============================================================================================= Information about the original dataset

Human Activity Recognition Using Smartphones Dataset Version 1.0

Jorge L. Reyes-Ortiz, Davide Anguita, Alessandro Ghio, Luca Oneto. Smartlab - Non Linear Complex Systems Laboratory DITEN - UniversitĂ  degli Studi di Genova. Via Opera Pia 11A, I-16145, Genoa, Italy. activityrecognition@smartlab.ws www.smartlab.ws

The experiments have been carried out with a group of 30 volunteers within an age bracket of 19-48 years. Each person performed six activities (WALKING, WALKING_UPSTAIRS, WALKING_DOWNSTAIRS, SITTING, STANDING, LAYING) wearing a smartphone (Samsung Galaxy S II) on the waist. Using its embedded accelerometer and gyroscope, we captured 3-axial linear acceleration and 3-axial angular velocity at a constant rate of 50Hz. The experiments have been video-recorded to label the data manually. The obtained dataset has been randomly partitioned into two sets, where 70% of the volunteers was selected for generating the training data and 30% the test data.

The sensor signals (accelerometer and gyroscope) were pre-processed by applying noise filters and then sampled in fixed-width sliding windows of 2.56 sec and 50% overlap (128 readings/window). The sensor acceleration signal, which has gravitational and body motion components, was separated using a Butterworth low-pass filter into body acceleration and gravity. The gravitational force is assumed to have only low frequency components, therefore a filter with 0.3 Hz cutoff frequency was used. From each window, a vector of features was obtained by calculating variables from the time and frequency domain.

For each record it is provided:

  • Triaxial acceleration from the accelerometer (total acceleration) and the estimated body acceleration.
  • Triaxial Angular velocity from the gyroscope.
  • A 561-feature vector with time and frequency domain variables.
  • Its activity label.
  • An identifier of the subject who carried out the experiment.

============================================================================================= Information about the analysis files submitted

The tidy data set comes with three files:

  • run_analysis.R: script for performing the analysis.
  • CodeBook.md: code book that describes the variables, the data, and any transformations or work that were performed to clean up the data.
  • README.md: This file that explains what the analysis files did.

============================================================================================= Information about the analysis steps in "run_analysis.R"

(This information is also available together with r code in "run_analysis.R")

1.Merges the training and the test sets to create one data set.

  • Read in subject/X/y from the training set; combine them into 1 data frame called "data.train".
  • Read in subject/X/y from the test set; combine them into 1 data frame called "data.test".
  • Combine the training and test data frames into 1 data frame called "data"; delete other temporary data frames.

2.Extracts only the measurements on the mean and standard deviation for each measurement.

  • Read in the names of the selected features; use these names to update the colnames of "data".
  • Select only measurements on the mean and standard deviation; subtract these measurements to generate a new data frame called "data2" ('Subject' and 'Activity' are also subtracted for "data2").

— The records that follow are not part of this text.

# Mattdl/CLsurvey

Measured on AMD Instinct MI355X. Metric: images/sec (train+importance pass), EWC small_VGG9 Tiny-ImageNet task batch, higher is better.
Workload: dtype f32 (bf16x6 split operands on the conv fwd/bwd-data matrix products, fp32 accumulate); 1 GPU; EWC small_VGG9_cl_128_128, Tiny-ImageNet shapes (3x64x64, 20 classes), batch 200: train step + Fisher step (BASELINE configs[1]); batch=200, parallelism=1 GPU

## Files before the change

clsurvey_amd/_lib.py:

```python
import ctypes as C
import os

_HERE = os.path.dirname(os.path.abspath(__file__))
LIB_PATH = os.path.join(_HERE, "libclhip.so")

_p = C.c_void_p
_i = C.c_int
_f = C.c_float
_z = C.c_size_t
_l = C.c_long


class HatParam(C.Structure):
    _fields_ = [("theta", _p), ("grad", _p), ("buf", _p), ("mask_back", _p), ("n", _z), ("is_emb", _i), ("reserved", _i)]


class HatGateJob(C.Structure):
    _fields_ = [("emb_row", _p), ("gate", _p), ("mask_pre", _p), ("n", _i), ("reserved", _i)]


class HatLayer(C.Structure):
    _fields_ = [("w", _p), ("gate_in", _p), ("out", _p), ("K", _z), ("C", _z), ("R", _z)]


# ... 92 lines not shown
    "clhip_axpy": (_i, [_p, _p, _z, _f, _i, _p]),
    "clhip_gem_gram_ws": (_z, [_i]),
    "clhip_gem_gram": (_i, [_p, _z, C.POINTER(_i), _i, _z, _p, _p, _z, _p]),
    "clhip_gem_project": (_i, [_p, _z, C.POINTER(_i), C.POINTER(_f), _i, _p, _p, _z, _p]),
    "clhip_gem_qp": (_i, [_p, _i, C.c_double, C.c_double, _p, _p, _p]),
    "clhip_gem_project_dev": (_i, [_p, _z, C.POINTER(_i), _p, _p, _i, _p, _p, _z, _p]),
    "clhip_net_create": (_i, [C.POINTER(LayerDesc), _i, _i, _i, _i, _i, C.POINTER(_p)]),
    "clhip_net_set_dropout": (_i, [_p, _i, _p, _l]),
    "clhip_net_set_bn": (_i, [_p, _i, _p, _p, _f, _f]),
    "clhip_net_set_training": (_i, [_p, _i]),
    "clhip_net_probe": (_i, [_p, _i]),
    "clhip_net_probe_read": (_i, [_p, C.POINTER(_f), C.POINTER(_i)]),
    "clhip_net_layer_input": (_i, [_p, _i, _p, _p]),
    "clhip_net_layer_pool_idx": (_i, [_p, _i, _p, _p]),
    "clhip_net_layer_paths": (_i, [_p, _i]),
    "clhip_net_probe_kind": (_i, [_p, _i, _i]),
    "clhip_net_set_input_grad": (_i, [_p, _i, _p]),
    "clhip_sigmoid_fwd": (_i, [_p, _p, _z, _p]),
    "clhip_sigmoid_bwd": (_i, [_p, _p, _p, _z, _p]),
    "clhip_mse_mean": (_i, [_p, _p, _z, _f, _p, _p, _p]),
    "clhip_adadelta_step": (_i, [_p, _p, _p, _p, _z, _f, _f, _f, _f, _p]),
    "clhip_bn_ws": (_z, [_i]),
    "clhip_bn_fwd": (_i, [_p, _p, _p, _p, _p, _p, _p, _p, _i, _i, _i, _i, _f, _f, _i, _p, _z, _p]),
    "clhip_bn_bwd": (_i, [_p, _p, _p, _p, _p, _p, _p, _p, _p, _i, _i, _i, _i, _i, _p, _z, _p]),
    "clhip_net_destroy": (None, [_p]),
    "clhip_net_workspace_bytes": (_z, [_p]),
    "clhip_net_num_classes": (_i, [_p]),
    "clhip_net_forward": (_i, [_p, _p, _p, _i, _p, _p, _p]),
    "clhip_net_backward": (_i, [_p, _p, _p, _p, _i, _p, _p, _p]),
    "clhip_net_loss_step": (_i, [_p, _p, _p, _p, _p, _i, _i, _p, _p, _p, _p, _p]),
# ... 40 lines not shown
```

clsurvey_amd/csrc/bswgrad.hip:

```cpp
#include "common.hpp"
#include <cstdlib>

namespace {

typedef __bf16 bw_bf16x8 __attribute__((ext_vector_type(8)));
typedef __bf16 bw_bf16x2 __attribute__((ext_vector_type(2)));
typedef float bw_f32x2 __attribute__((ext_vector_type(2)));


__device__ __forceinline__ unsigned bw_pk(float lo, float hi) {
    bw_f32x2 v = {lo, hi};
    return __builtin_bit_cast(unsigned, __builtin_convertvector(v, bw_bf16x2));
}
__device__ __forceinline__ void bw_split2(float a, float b, unsigned& p0, unsigned& p1, unsigned& p2) {
    p0 = bw_pk(a, b);
    float ra = a - __uint_as_float(p0 << 16), rb = b - __uint_as_float(p0 & 0xffff0000u);
    p1 = bw_pk(ra, rb);
    ra -= __uint_as_float(p1 << 16);
    rb -= __uint_as_float(p1 & 0xffff0000u);
    p2 = bw_pk(ra, rb);
}

struct BwA { clhip_u32x4 p[3]; };
struct BwB { unsigned p[3][5]; };

__device__ __forceinline__ bw_bf16x8 bw_op(unsigned a, unsigned b, unsigned c, unsigned d) {
    return __builtin_bit_cast(bw_bf16x8, clhip_u32x4{a, b, c, d});
}
template <int S>
__device__ __forceinline__ bw_bf16x8 bw_tap(const BwB& b, int i) {
    if constexpr (S == 0) return bw_op(b.p[i][0], b.p[i][1], b.p[i][2], b.p[i][3]);
    else if constexpr (S == 2) return bw_op(b.p[i][1], b.p[i][2], b.p[i][3], b.p[i][4]);
    else return bw_op(__builtin_amdgcn_alignbit(b.p[i][1], b.p[i][0], 16), __builtin_amdgcn_alignbit(b.p[i][2], b.p[i][1], 16),
                      __builtin_amdgcn_alignbit(b.p[i][3], b.p[i][2], 16), __builtin_amdgcn_alignbit(b.p[i][4], b.p[i][3], 16));
}
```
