#ifdef PGX_PROF
#define PGX_PROF_N 24
__device__ unsigned long long pgx_prof_counters[PGX_PROF_N];
#define PGX_PROF_WAVES 16384
__device__ unsigned long long pgx_prof_wave[PGX_PROF_WAVES][10];
extern "C" int pgx_prof_wave_read(unsigned long long* out, int n) {
    return (int)hipMemcpyFromSymbol(out, HIP_SYMBOL(pgx_prof_wave), sizeof(unsigned long long) * 10 * (size_t)n);
}
extern "C" int pgx_prof_read(unsigned long long* out, int clear) {
    hipError_t e = hipMemcpyFromSymbol(out, HIP_SYMBOL(pgx_prof_counters), sizeof(unsigned long long) * PGX_PROF_N);
    if (e == hipSuccess && clear) {
        unsigned long long z[PGX_PROF_N] = {0};
        e = hipMemcpyToSymbol(HIP_SYMBOL(pgx_prof_counters), z, sizeof z);
    }
// ... 2319 lines not shown
                PGX_PROF_SWEEP();
                if (resid <= res_thr || it + 1 >= n_it) break;
                resid = 0.0f;
#pragma unroll
                for (int r = 0; r < PGX_N_ROWS; r++)
                    if ((kPgxRowCode[r] >> 4) == 0) row(r, resid);
                limit_check();
                if (CONT && any_contact) contact_rows(resid);
                PGX_PROF_SWEEP();
                if (resid <= res_thr) break;
            }
            redo = __any(lmargin < 0.0f) || e.pgs_mode == 3;
            if (redo) {
                PGX_PROF_COUNT(12, 1);
#pragma unroll
                for (int j = 0; j < NJ; j++) dv[j] = L.spec0[j][ln];
                dvl = v3(L.spec0[NJ][ln], L.spec0[NJ + 1][ln], L.spec0[NJ + 2][ln]);
                dvw = v3(L.spec0[NJ + 3][ln], L.spec0[NJ + 4][ln], L.spec0[NJ + 5][ln]);
#pragma unroll
                for (int r = 0; r < PGX_N_ROWS; r++) lam[r] = 0.0f;
#pragma unroll
                for (int k = 0; k < CG; k++)
#pragma unroll
                    for (int dir = 0; dir < 3; dir++) {
                        lam0[k][dir] = (CONT && OBJ && k < n0) ? L.g0q[k][1 + dir][ln].w : 0.0f;
                        lam1[k][dir] = (CONT && k < n1) ? L.g1q[k][dir][5][ln].w : 0.0f;
                    }
            }
        } else {
            PGX_PROF_COUNT(13, 1);
        }
        for (int it = 0; redo && it < n_it; it += 2) {
            float resid = 0.0f;
#pragma unroll
            for (int r = PGX_N_ROWS - 1; r >= 0; r--) row(r, resid);
            if (CONT && any_contact) contact_rows(resid);
            PGX_PROF_SWEEP();
            if (resid <= res_thr || it + 1 >= n_it) break;
            resid = 0.0f;
#pragma unroll
            for (int r = 0; r < PGX_N_ROWS; r++) row(r, resid);
            if (CONT && any_contact) contact_rows(resid);
            PGX_PROF_SWEEP();
            if (resid <= res_thr) break;
        }
    }
#undef MINV
    PGX_PROF_SWEEPS_DONE();
    PGX_TRAP(4, n1, dv, NJ, m);
    PGX_PROF_MARK(4);
    PGX_PROF_COUNT(11, any_contact ? 1 : 0);
#pragma unroll
    for (int j = 0; j < NJ; j++) {
        float vn = fminf(fmaxf(vu[j] + dv[j], -m.max_vel), m.max_vel);
        qd[j] = vn;
        q[j] += m.dt * vn;
    }
    PGX_TRAP(5, n1, q, NJ, m);
    PGX_TRAP(6, n1, qd, NJ, m);
    if (CONT) {
        ContactLds& L = *Lp;
#pragma unroll
        for (int s = 0; s < CG; s++) {
            L.cache[2 * s][ln] = s < n0 ? L.g0id[s][ln] : -1.0f;
            L.cache[2 * s + 1][ln] = s < n0 ? lam0[s][0] : 0.0f;
            L.cache[8 + 2 * s][ln] = s < n1 ? L.g1id[s][ln] : -1.0f;
            L.cache[8 + 2 * s + 1][ln] = s < n1 ? lam1[s][0] : 0.0f;
        }
    }
    if (OBJ) object_integrate(m, ob, vcu + dvl, wcu + dvw);
    PGX_PROF_MARK(5);
}

constexpr bool limit_rows_paired() {
    for (int r = 0; r < NJ; r++)
        if ((kPgxRowCode[r] >> 4) != 0) return false;
    for (int r = NJ; r + 1 < PGX_N_ROWS; r += 2)
        if ((kPgxRowCode[r] >> 4) != 1 || (kPgxRowCode[r + 1] >> 4) != 2 ||
            (kPgxRowCode[r] & 15) != (kPgxRowCode[r + 1] & 15))
            return false;
    return (PGX_N_ROWS - NJ) % 2 == 0;
}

3.Uses descriptive activity names to name the activities in the data set.

  • Read in the activity number and names.
  • Use actual names to replace the numbers for activities in "data2".

4.Appropriately labels the data set with descriptive variable names.

  • Get the original variable names from "data2".
  • Replace the abbreviations with full words; delete the additional symbols; seperate words with a dot.
  • Use the updated variable names to rename the variables in "data2".

5.Creates a second, independent tidy data set with the average of each variable for each activity and each subject.

  • Split the measurements data of 'data2' by activity and subject;
  • get the average of each variable for each activity and each subject;
  • create a new data frame called "data3" to store these averaged values.
  • The row names of "data3" are actually "subject"."activity";
  • split the row names back to "subject" and "activity".
  • Add the variables "subject" and "activity" back to "data3";
  • update their colnames and delete the rownames.
  • Output 'data3' to a table file as the final tidy data set.